TASK TO COMPLETE:
Scan the records and identify every line in which the string "granule" occurs, then return those lines.

━━━━━━━━━━━━━━━━

template <bool SPATIAL>
__global__ __launch_bounds__(256, 2) void igemm_h2_local224_kernel(IgemmParams p) {
  __shared__ uint4 lds[3 * L_BUF];

  const unsigned nwg = gridDim.x, orig = blockIdx.x;
  const unsigned q = nwg >> 3, rr = nwg & 7, xcd = orig & 7;
  const unsigned wg = (xcd < rr ? xcd * (q + 1) : rr * (q + 1) + (xcd - rr) * q) + (orig >> 3);
  int tn = wg % p.tiles_n;
  int tm = wg / p.tiles_n;
  if (p.packed) {
    const unsigned u_t = (unsigned)p.packed, tnn = (unsigned)p.tiles_n;
    const unsigned tiles_m = nwg / tnn;
    const unsigned full = (56u % u_t == 0u) ? (tiles_m / 56u) * 56u : 0u;
    if (orig < full * tnn) {
      const unsigned su = orig / (56u * tnn), l = orig - su * (56u * tnn);
      tn = (int)(l / 56u);
      tm = (int)(su * 56u + l % 56u);
    } else {
      const unsigned o2 = orig - full * tnn, unit = u_t * tnn;
      const unsigned u = o2 / unit, l = o2 - u * unit;
      const unsigned left = tiles_m - full - u * u_t, ul = left < u_t ? left : u_t;
      tn = (int)(l / ul);
      tm = (int)(full + u * u_t + l % ul);
    }
  } else if (p.cluster > 1) {
    const unsigned c = (unsigned)p.cluster, tnn = (unsigned)p.tiles_n;
    const unsigned tiles_m = nwg / tnn;
    const unsigned full = (8u % c == 0u) ? (tiles_m / 8u) * 8u : 0u;
    if (orig < full * tnn) {
      const unsigned su = orig / (8u * tnn), l = orig - su * (8u * tnn);
      tn = (int)(l >> 3);
      tm = (int)(su * 8u + (l & 7u));
    } else {
      const unsigned o2 = orig - full * tnn, unit = c * tnn;
      const unsigned u = o2 / unit, l = o2 - u * unit;
      tn = (int)(l / c);
      tm = (int)(full + u * c + l % c);
    }
  }
  const int m0 = tm * p.tile_rows;
  const int n0 = tn * L_BN;
  const int used = m0 + p.tile_rows <= p.M ? p.tile_rows : p.M - m0;

  const char* __restrict__ x = p.x;
  const char* __restrict__ w = p.w;
  char* __restrict__ y = p.y;

  const int t = threadIdx.x;
  const int wave = __builtin_amdgcn_readfirstlane(t >> 6), lane = t & 63;
  const bool extra = wave < 2;
  const int c = t & (L_CPRR - 1);
  const int rb = t >> 2;
  const int cq = c ^ ((rb >> 2) & (L_CPRR - 1));

  unsigned amask[4], aoff[4], boff[2];
  int f_tap = 0, f_ci0 = 0, f_kw = 0;
  int f_koff = 0;
  int f_kb = 0;
  __amdgpu_buffer_rsrc_t a_rsrc, b_rsrc;
  {
    const int taps = p.K / p.cin;
    long long a_origin;
    int n_first = 0;
    if (p.lin_stride >= 0) {
      a_origin = (long long)m0 * p.lin_stride;
    } else {
      n_first = m0 / p.HoWo;
      a_origin = (long long)n_first * p.x_img_stride - (long long)p.ph * p.x_row_stride - (long long)p.pw * p.x_px_stride;
    }
    a_rsrc = __builtin_amdgcn_make_buffer_rsrc(const_cast<char*>(x) + a_origin * 4, 0, (int)L_OOB, 0x00020000);
    b_rsrc = __builtin_amdgcn_make_buffer_rsrc(
        const_cast<char*>(w) + (p.w_kstep ? (long long)n0 * 64 : (long long)n0 * p.ldb * 4), 0, (int)L_OOB, 0x00020000);
#pragma unroll
    for (int i = 0; i < 4; ++i) {
      unsigned mk = 0, off = L_OOB;
      const int r = rb + 64 * i;
      if (r < used) {
        const int m = m0 + r;
        if (p.lin_stride >= 0) {
          mk = ~0u;
          off = (unsigned)((long long)r * p.lin_stride * 4) + cq * 16;
        } else {
          const int n = m / p.HoWo;
          const int rem = m - n * p.HoWo;
          const int ho = rem / p.Wo;
          const int wo = rem - ho * p.Wo;
          const int hi0 = ho * p.sh - p.ph, wi0 = wo * p.sw - p.pw;
          if constexpr (SPATIAL) {
            for (int tp = 0; tp < taps; ++tp) {
              const int th = tp / p.KW, tw = tp - th * p.KW;
              if ((unsigned)(hi0 + th) < (unsigned)p.H && (unsigned)(wi0 + tw) < (unsigned)p.W) mk |= 1u << tp;
            }
          } else {
            mk = ~0u;
          }
          off = (unsigned)(((long long)(n - n_first) * p.x_img_stride + (long long)(hi0 + p.ph) * p.x_row_stride +
                            (long long)(wi0 + p.pw) * p.x_px_stride) * 4) + cq * 16;
        }
      }
      amask[i] = mk;
      aoff[i] = off;
    }
#pragma unroll
    for (int i = 0; i < 2; ++i)
      boff[i] = p.w_kstep ? (unsigned)((rb + 64 * i) * 64) + (unsigned)(cq >> 2) * (unsigned)p.N * 64u + (cq & 3) * 16
                          : (unsigned)((long long)(rb + 64 * i) * p.ldb * 4) + cq * 16;
  }

  auto stage = [&](int buf) {
    uint4* abuf = lds + buf * L_BUF + wave * 64;
    uint4* bbuf = abuf + L_ROWS * L_CPRR;
#pragma unroll
    for (int i = 0; i < 3; ++i) {
      unsigned off = aoff[i];
      if constexpr (SPATIAL) off = ((amask[i] >> f_tap) & 1u) ? off : L_OOB;
      __builtin_amdgcn_raw_ptr_buffer_load_lds(a_rsrc, (__attribute__((address_space(3))) void*)(abuf + 256 * i), 16,
                                               (int)off, f_koff, 0, 0);
    }
    if (extra) {
      unsigned off = aoff[3];
      if constexpr (SPATIAL) off = ((amask[3] >> f_tap) & 1u) ? off : L_OOB;
      __builtin_amdgcn_raw_ptr_buffer_load_lds(a_rsrc, (__attribute__((address_space(3))) void*)(abuf + 256 * 3), 16,
                                               (int)off, f_koff, 0, 0);
    }
#pragma unroll
    for (int i = 0; i < 2; ++i)
      __builtin_amdgcn_raw_ptr_buffer_load_lds(b_rsrc, (__attribute__((address_space(3))) void*)(bbuf + 256 * i), 16,
                                               (int)boff[i], f_kb, 0, 0);
    f_kb += p.w_kstep ? p.N * 64 : L_STEP * 4;
    f_ci0 += L_STEP;
    f_koff += L_STEP * 4;
    if (f_ci0 == p.cin) {
      f_ci0 = 0;
      ++f_tap;
      f_koff += (int)((p.x_px_stride - p.cin) * 4);
      if (++f_kw == p.KW) {
        f_kw = 0;
        f_koff += (int)((p.x_row_stride - (long long)p.KW * p.x_px_stride) * 4);
      }
    }
  };

  const int lr = lane & 31, lh = lane >> 5;

  f32x16 acc[L_MT];
#pragma unroll
  for (int i = 0; i < L_MT; ++i)
#pragma unroll
    for (int e = 0; e < 16; ++e) acc[i][e] = 0.f;

  const unsigned lds_base = (unsigned)(unsigned long long)((__attribute__((address_space(3))) char*)lds);
  unsigned fa_off[2], fb_off[2];
#pragma unroll
  for (int hl = 0; hl < 2; ++hl) {
    const int chunk = 2 * lh + hl;
    fa_off[hl] = (unsigned)(lr * L_CPRR + (chunk ^ ((lr >> 2) & (L_CPRR - 1)))) * 16u;
    const int brow = wave * 32 + lr;
    fb_off[hl] = (unsigned)((L_ROWS + brow) * L_CPRR + (chunk ^ ((brow >> 2) & (L_CPRR - 1)))) * 16u;
  }

  const int col = n0 + wave * 32 + lr;
  const float inv_n = 1.f / (float)p.tile_rows;
  const int lim = used - 4 * lh;
  const int rl0 = lane >> 2, grp = lane & 3;
  const int col8 = n0 + wave * 32 + grp * 8;
  constexpr int DEPTH = 6;
  uint4 rhi[DEPTH][2], rlo[DEPTH][2];
  auto res_fetch = [&](auto blk) {
    constexpr int mt = decltype(blk)::value;
    const long long row0 = (long long)m0 + mt * 32 + rl0;
    const char* base = p.residual + (row0 * p.ldr + col8) * 4;
#pragma unroll
    for (int it = 0; it < 2; ++it) {
      const bool ok = mt * 32 + rl0 + 16 * it < used;
      const uint4* rp = reinterpret_cast<const uint4*>(ok ? base + (long long)it * 16 * p.ldr * 4 : p.residual);
      rhi[mt % DEPTH][it] = rp[0];
      rlo[mt % DEPTH][it] = rp[1];
    }
  };
  if (p.residual) {
    res_fetch(std::integral_constant<int, 0>{});
    res_fetch(std::integral_constant<int, 1>{});
    res_fetch(std::integral_constant<int, 2>{});
  }

  const int steps = p.K / L_STEP;
  stage(0);
  if (steps > 1) stage(1);
  int cur = 0;
  for (int s = 0; s < steps; ++s) {
    if (s + 1 < steps) {
      if (extra)
        asm volatile("s_waitcnt vmcnt(6)" ::: "memory");
      else
        asm volatile("s_waitcnt vmcnt(5)" ::: "memory");
    } else {
      asm volatile("s_waitcnt vmcnt(0)" ::: "memory");
    }
    __builtin_amdgcn_s_barrier();
    const unsigned bbase = lds_base + (unsigned)cur * (L_BUF * 16u);
    uint4 fah[L_MT], fal[L_MT], fbh, fbl;
    fbh = avs_lds_read_b128(bbase + fb_off[0]);
    read_blocks(fah, bbase + fa_off[0], std::make_integer_sequence<int, L_MT>{});
    fbl = avs_lds_read_b128(bbase + fb_off[1]);
    read_blocks(fal, bbase + fa_off[1], std::make_integer_sequence<int, L_MT>{});
    if (s + 2 < steps) stage(cur == 0 ? 2 : cur - 1);
    asm volatile("s_waitcnt lgkmcnt(%0)" ::"n"(1 + L_MT) : "memory");
    avs_pin(fbh);
#pragma unroll
    for (int mt = 0; mt < L_MT; ++mt) avs_pin(fah[mt]);
    __builtin_amdgcn_sched_barrier(0);
#pragma unroll
    for (int mt = 0; mt < L_MT; ++mt)
      acc[mt] = __builtin_amdgcn_mfma_f32_32x32x16_f16(__builtin_bit_cast(avs_f16x8, fah[mt]),
                                                       __builtin_bit_cast(avs_f16x8, fbh), acc[mt], 0, 0, 0);
    asm volatile("s_waitcnt lgkmcnt(0)" ::: "memory");
    avs_pin(fbl);
#pragma unroll
    for (int mt = 0; mt < L_MT; ++mt) avs_pin(fal[mt]);
    __builtin_amdgcn_sched_barrier(0);
#pragma unroll
    for (int mt = 0; mt < L_MT; ++mt) {
      acc[mt] = __builtin_amdgcn_mfma_f32_32x32x16_f16(__builtin_bit_cast(avs_f16x8, fal[mt]),
                                                       __builtin_bit_cast(avs_f16x8, fbh), acc[mt], 0, 0, 0);
      acc[mt] = __builtin_amdgcn_mfma_f32_32x32x16_f16(__builtin_bit_cast(avs_f16x8, fah[mt]),
                                                       __builtin_bit_cast(avs_f16x8, fbl), acc[mt], 0, 0, 0);
    }
    __builtin_amdgcn_sched_barrier(0);
    cur = cur == 2 ? 0 : cur + 1;
  }

  if (p.residual) {
    res_fetch(std::integral_constant<int, 3>{});
    res_fetch(std::integral_constant<int, 4>{});
    res_fetch(std::integral_constant<int, 5>{});
  }
  const int seg0 = p.packed ? (int)min((long long)used, (m0 / p.rows_per_group + 1ll) * p.rows_per_group - m0) : used;
  const bool shared = seg0 < used;
  float mean, mean_b, s2, s2b = 0.f;
  if (p.packed) {
    float s1 = 0.f, s1b = 0.f;
#pragma unroll
    for (int mt = 0; mt < L_MT; ++mt)
#pragma unroll
      for (int e = 0; e < 16; ++e) {
        if (mt < 3 || (mt == 3 && e < 8))
          s1 += acc[mt][e];
        else
          s1b += acc[mt][e];
      }
    s1 += __shfl_xor(s1, 32, 64);
    s1b += __shfl_xor(s1b, 32, 64);
    const float inv0 = 1.f / (float)seg0, inv1 = 1.f / (float)(shared ? used - seg0 : seg0);
    mean = (shared ? s1 : s1 + s1b) * inv0;
    mean_b = shared ? s1b * inv1 : mean;
    s2 = 0.f;
#pragma unroll
    for (int mt = 0; mt < L_MT; ++mt)
#pragma unroll
      for (int e = 0; e < 16; ++e) {
        const int roff = mt * 32 + (e & 3) + 8 * (e >> 2);
        if (mt < 3 || (mt == 3 && e < 8)) {
          const float d = acc[mt][e] - mean;
          s2 = roff < lim ? fmaf(d, d, s2) : s2;
        } else {
          const float d = acc[mt][e] - mean_b;
          s2b = roff < lim ? fmaf(d, d, s2b) : s2b;
        }
      }
    s2 += __shfl_xor(s2, 32, 64);
    s2b += __shfl_xor(s2b, 32, 64);
    if (!shared) s2 += s2b;
  } else {
    float s1 = 0.f;
#pragma unroll
    for (int mt = 0; mt < L_MT; ++mt)
#pragma unroll
      for (int e = 0; e < 16; ++e) s1 += acc[mt][e];
    s1 += __shfl_xor(s1, 32, 64);
    mean = mean_b = s1 * inv_n;
    s2 = 0.f;
#pragma unroll
    for (int mt = 0; mt < L_MT; ++mt)
#pragma unroll
      for (int e = 0; e < 16; ++e) {
        const int roff = mt * 32 + (e & 3) + 8 * (e >> 2);
        const float d = acc[mt][e] - mean;
        s2 = roff < lim ? fmaf(d, d, s2) : s2;
      }
    s2 += __shfl_xor(s2, 32, 64);
  }
  float g_mean = mean, g_var = s2 * inv_n;
  float g_mean_b = 0.f, g_var_b = 0.f;
  if (p.packed) {
    const long long gstride = (long long)p.tiles_n * 4 * 2 * 64;
    unsigned long long* const cbase = p.xchg + ((long long)tn * 4 + wave) * 2 * 64;
    unsigned long long* slot = cbase + tm * gstride + lane;
    __hip_atomic_store(slot, ((unsigned long long)p.epoch << 32) | (unsigned long long)__float_as_uint(lh ? s2 : mean),
                       __ATOMIC_RELAXED, __HIP_MEMORY_SCOPE_AGENT);
    if (shared)
      __hip_atomic_store(slot + 64, ((unsigned long long)p.epoch << 32) | (unsigned long long)__float_as_uint(lh ? s2b : mean_b),
                         __ATOMIC_RELAXED, __HIP_MEMORY_SCOPE_AGENT);
    const long long rpg = p.rows_per_group;
    const long long g0 = m0 / rpg;
#pragma unroll 1
    for (int sg = 0; sg <= (shared ? 1 : 0); ++sg) {
      const long long f0 = (g0 + sg) * rpg;
      const int tf = (int)(f0 / L_ROWS), tl = (int)((f0 + rpg - 1) / L_ROWS);
      float n = 0.f, mu = 0.f, m2 = 0.f;
      for (int j0 = tf; j0 <= tl; j0 += 4) {
        unsigned long long g[4];
        auto granule = [&](int j) { return cbase + (j * gstride + ((long long)j * L_ROWS < f0 ? 64 : 0)) + lane; };
#pragma unroll
        for (int u = 0; u < 4; ++u)
          g[u] = __hip_atomic_load(granule(j0 + u <= tl ? j0 + u : tm), __ATOMIC_RELAXED, __HIP_MEMORY_SCOPE_AGENT);
#pragma unroll
        for (int u = 0; u < 4; ++u) {
          const int j = j0 + u;
          if (j > tl) break;
          const long long lo = max(f0, (long long)j * L_ROWS), hi = min(f0 + rpg, (long long)(j + 1) * L_ROWS);
          const float nt = (float)(hi - lo);
          bool ok = (unsigned)(g[u] >> 32) == p.epoch;
#pragma unroll 1
          for (int spin = 0; spin < (1 << 20) && __builtin_amdgcn_read_exec() != __builtin_amdgcn_ballot_w64(ok); ++spin) {
            __builtin_amdgcn_s_sleep(8);
            g[u] = __hip_atomic_load(granule(j), __ATOMIC_RELAXED, __HIP_MEMORY_SCOPE_AGENT);
            ok = (unsigned)(g[u] >> 32) == p.epoch;
          }
          if (__builtin_amdgcn_read_exec() != __builtin_amdgcn_ballot_w64(ok) && lane == 0) atomicAdd(p.xerr, 1u);
          const float v = __uint_as_float((unsigned)g[u]);
          const float o = __shfl_xor(v, 32, 64);
          const float mj = lh ? o : v, qj = lh ? v : o;
          const float tot = n + nt, delta = mj - mu;
          mu += delta * (nt / tot);
          m2 += qj + delta * delta * (n * nt / tot);
          n = tot;
        }
      }
      const float gv = m2 / n;
      if (sg) {
        g_mean_b = mu;
        g_var_b = gv;
      } else {
        g_mean = mu;
        g_var = gv;
      }
    }
  } else if (p.cluster > 1) {
    const int cj = tm % p.cluster, t0 = tm - cj;
    unsigned long long* slot = p.xchg + (((long long)tm * p.tiles_n + tn) * 4 + wave) * 64 + lane;
    const float mine = lh ? s2 : mean;
    __hip_atomic_store(slot, ((unsigned long long)p.epoch << 32) | (unsigned long long)__float_as_uint(mine), __ATOMIC_RELAXED,
                       __HIP_MEMORY_SCOPE_AGENT);
    const float nt = (float)p.tile_rows;
    float n = 0.f, mu = 0.f, m2 = 0.f;
    const unsigned long long* const gbase = p.xchg + (((long long)t0 * p.tiles_n + tn) * 4 + wave) * 64 + lane;
    const long long gstride = (long long)p.tiles_n * 4 * 64;
    for (int j0 = 0; j0 < p.cluster; j0 += 4) {
      unsigned long long g[4];
#pragma unroll
      for (int u = 0; u < 4; ++u) {
        const int j = j0 + u < p.cluster ? j0 + u : cj;
        g[u] = __hip_atomic_load(gbase + j * gstride, __ATOMIC_RELAXED, __HIP_MEMORY_SCOPE_AGENT);
      }
#pragma unroll
      for (int u = 0; u < 4; ++u) {
        const int j = j0 + u;
        if (j >= p.cluster) break;
        float mj = mean, qj = s2;
        if (j != cj) {
          bool ok = (unsigned)(g[u] >> 32) == p.epoch;
          for (int spin = 0; spin < (1 << 20) && __builtin_amdgcn_read_exec() != __builtin_amdgcn_ballot_w64(ok); ++spin) {
            __builtin_amdgcn_s_sleep(8);
            g[u] = __hip_atomic_load(gbase + j * gstride, __ATOMIC_RELAXED, __HIP_MEMORY_SCOPE_AGENT);
            ok = (unsigned)(g[u] >> 32) == p.epoch;
          }
          if (__builtin_amdgcn_read_exec() != __builtin_amdgcn_ballot_w64(ok) && lane == 0) atomicAdd(p.xerr, 1u);
          const float v = __uint_as_float((unsigned)g[u]);
          const float o = __shfl_xor(v, 32, 64);
          mj = lh ? o : v;
          qj = lh ? v : o;
        }
        const float tot = n + nt, delta = mj - mu;
        mu += delta * (nt / tot);
        m2 += qj + delta * delta * (n * nt / tot);
        n = tot;
      }
    }
    g_mean = mu;
    g_var = m2 / n;
  }
  const float sc = p.gamma[col] / sqrtf(g_var + p.eps);
  const float sf = p.beta[col] - g_mean * sc;
  float sc_b = sc, sf_b = sf;
  if (shared) {
    sc_b = p.gamma[col] / sqrtf(g_var_b + p.eps);
    sf_b = p.beta[col] - g_mean_b * sc_b;
  }
#pragma unroll
  for (int mt = 0; mt < L_MT; ++mt)
#pragma unroll
    for (int e = 0; e < 16; ++e) {
      const bool first = mt < 3 || (mt == 3 && e < 8);
      acc[mt][e] = fmaf(acc[mt][e], first ? sc : sc_b, first ? sf : sf_b);
    }
  const bool relu = p.act == AVS_ACT_RELU;

  __syncthreads();
  float* const wreg = reinterpret_cast<float*>(lds) + wave * (32 * L_P);
  auto emit = [&](auto blk) {
    constexpr int mt = decltype(blk)::value;
#pragma unroll
    for (int e = 0; e < 16; ++e) wreg[((e & 3) + 8 * (e >> 2) + 4 * lh) * L_P + lr] = acc[mt][e];
    asm volatile("s_waitcnt lgkmcnt(0)" ::: "memory");
    __builtin_amdgcn_wave_barrier();
    const long long row0 = (long long)m0 + mt * 32 + rl0;
    char* const ybase = y + (row0 * p.ldc + col8) * 4;
#pragma unroll
    for (int it = 0; it < 2; ++it) {
      const float* src = wreg + (rl0 + 16 * it) * L_P + grp * 8;
      const float4 f0 = *reinterpret_cast<const float4*>(src);
      const float4 f1 = *reinterpret_cast<const float4*>(src + 4);
      if (!(mt * 32 + rl0 + 16 * it < used)) continue;
      float v[8] = {f0.x, f0.y, f0.z, f0.w, f1.x, f1.y, f1.z, f1.w};
      if (p.residual) {
        float rv[8];
        avs_pin(rhi[mt % DEPTH][it]);
        avs_pin(rlo[mt % DEPTH][it]);
        avs_f16x2_join8(rhi[mt % DEPTH][it], rlo[mt % DEPTH][it], rv);
#pragma unroll
        for (int j = 0; j < 8; ++j) v[j] += rv[j];
      }
      if (relu) {
#pragma unroll
        for (int j = 0; j < 8; ++j) v[j] = fmaxf(v[j], 0.f);
      }
      uint4 hi, lo;
      avs_f16x2_split8(v, hi, lo);
      uint4* dst = reinterpret_cast<uint4*>(ybase + (long long)it * 16 * p.ldc * 4);
      dst[0] = hi;
      dst[1] = lo;
    }
    asm volatile("s_waitcnt lgkmcnt(0)" ::: "memory");
    __builtin_amdgcn_wave_barrier();
    if constexpr (mt + DEPTH < L_MT) {
      if (p.residual) res_fetch(std::integral_constant<int, mt + DEPTH>{});
    }
  };
  emit(std::integral_constant<int, 0>{});
  emit(std::integral_constant<int, 1>{});
  emit(std::integral_constant<int, 2>{});
  emit(std::integral_constant<int, 3>{});
  emit(std::integral_constant<int, 4>{});
  emit(std::integral_constant<int, 5>{});
  emit(std::integral_constant<int, 6>{});
}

━━━━━━━━━━━━━━━━

WRITTEN REPLY:
        auto granule = [&](int j) { return cbase + (j * gstride + ((long long)j * L_ROWS < f0 ? 64 : 0)) + lane; };
          g[u] = __hip_atomic_load(granule(j0 + u <= tl ? j0 + u : tm), __ATOMIC_RELAXED, __HIP_MEMORY_SCOPE_AGENT);
            g[u] = __hip_atomic_load(granule(j), __ATOMIC_RELAXED, __HIP_MEMORY_SCOPE_AGENT);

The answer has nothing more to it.